### Problem description
The required output is the line with "#define CALL_FILT(G_, V_, S_, F_)" through the final line of the entries, each one exactly as it stands.

### Provided material

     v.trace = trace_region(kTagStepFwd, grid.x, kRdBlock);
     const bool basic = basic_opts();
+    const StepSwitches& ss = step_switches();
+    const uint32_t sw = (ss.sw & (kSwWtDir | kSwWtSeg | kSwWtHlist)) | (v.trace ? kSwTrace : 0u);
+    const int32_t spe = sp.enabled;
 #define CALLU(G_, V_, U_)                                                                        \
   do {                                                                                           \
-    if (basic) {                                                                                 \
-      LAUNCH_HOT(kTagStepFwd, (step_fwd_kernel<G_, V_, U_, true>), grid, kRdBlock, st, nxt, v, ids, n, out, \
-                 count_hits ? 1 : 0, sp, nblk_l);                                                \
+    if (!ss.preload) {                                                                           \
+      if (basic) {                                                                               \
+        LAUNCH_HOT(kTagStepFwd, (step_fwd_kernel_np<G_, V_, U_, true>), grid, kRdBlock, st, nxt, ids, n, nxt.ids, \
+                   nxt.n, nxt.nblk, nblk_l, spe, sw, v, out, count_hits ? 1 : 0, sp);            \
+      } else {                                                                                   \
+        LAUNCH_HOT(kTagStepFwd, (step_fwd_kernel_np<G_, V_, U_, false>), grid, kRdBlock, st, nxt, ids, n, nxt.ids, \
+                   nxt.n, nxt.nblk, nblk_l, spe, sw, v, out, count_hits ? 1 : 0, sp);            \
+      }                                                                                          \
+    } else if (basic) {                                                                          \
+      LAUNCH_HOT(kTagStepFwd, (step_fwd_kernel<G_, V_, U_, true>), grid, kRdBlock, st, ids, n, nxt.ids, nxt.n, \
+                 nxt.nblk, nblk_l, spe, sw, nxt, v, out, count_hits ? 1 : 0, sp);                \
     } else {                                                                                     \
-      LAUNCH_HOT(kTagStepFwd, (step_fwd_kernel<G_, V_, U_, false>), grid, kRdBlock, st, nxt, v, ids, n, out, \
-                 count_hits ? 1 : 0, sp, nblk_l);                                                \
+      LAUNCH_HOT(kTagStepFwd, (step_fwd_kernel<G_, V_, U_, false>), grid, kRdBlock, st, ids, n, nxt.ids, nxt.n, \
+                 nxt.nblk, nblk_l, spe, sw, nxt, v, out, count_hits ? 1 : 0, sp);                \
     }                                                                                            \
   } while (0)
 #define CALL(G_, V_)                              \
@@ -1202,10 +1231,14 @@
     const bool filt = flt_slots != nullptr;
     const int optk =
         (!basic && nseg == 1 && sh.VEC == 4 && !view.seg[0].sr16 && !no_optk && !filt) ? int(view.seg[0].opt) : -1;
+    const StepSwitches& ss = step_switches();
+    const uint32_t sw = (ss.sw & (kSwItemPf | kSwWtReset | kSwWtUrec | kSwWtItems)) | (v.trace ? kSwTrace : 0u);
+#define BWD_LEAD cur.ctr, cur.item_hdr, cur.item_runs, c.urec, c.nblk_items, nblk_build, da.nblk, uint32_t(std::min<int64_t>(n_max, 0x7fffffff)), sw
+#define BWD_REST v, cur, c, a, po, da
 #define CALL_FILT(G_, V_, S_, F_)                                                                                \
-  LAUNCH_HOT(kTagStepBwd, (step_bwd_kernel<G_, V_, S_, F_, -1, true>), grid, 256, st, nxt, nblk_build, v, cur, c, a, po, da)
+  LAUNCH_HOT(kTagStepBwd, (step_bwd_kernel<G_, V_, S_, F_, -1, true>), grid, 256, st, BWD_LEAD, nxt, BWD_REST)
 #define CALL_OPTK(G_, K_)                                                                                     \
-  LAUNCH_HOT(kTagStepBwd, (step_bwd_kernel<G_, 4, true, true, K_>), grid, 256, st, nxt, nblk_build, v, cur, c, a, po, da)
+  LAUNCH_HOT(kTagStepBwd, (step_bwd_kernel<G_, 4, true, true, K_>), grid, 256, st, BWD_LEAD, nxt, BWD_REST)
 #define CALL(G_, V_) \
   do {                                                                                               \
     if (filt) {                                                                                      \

### Response area
 #define CALL_FILT(G_, V_, S_, F_)                                                                                \
-  LAUNCH_HOT(kTagStepBwd, (step_bwd_kernel<G_, V_, S_, F_, -1, true>), grid, 256, st, nxt, nblk_build, v, cur, c, a, po, da)
+  LAUNCH_HOT(kTagStepBwd, (step_bwd_kernel<G_, V_, S_, F_, -1, true>), grid, 256, st, BWD_LEAD, nxt, BWD_REST)
 #define CALL_OPTK(G_, K_)                                                                                     \
-  LAUNCH_HOT(kTagStepBwd, (step_bwd_kernel<G_, 4, true, true, K_>), grid, 256, st, nxt, nblk_build, v, cur, c, a, po, da)
+  LAUNCH_HOT(kTagStepBwd, (step_bwd_kernel<G_, 4, true, true, K_>), grid, 256, st, BWD_LEAD, nxt, BWD_REST)
 #define CALL(G_, V_) \
   do {                                                                                               \
     if (filt) {                                                                                      \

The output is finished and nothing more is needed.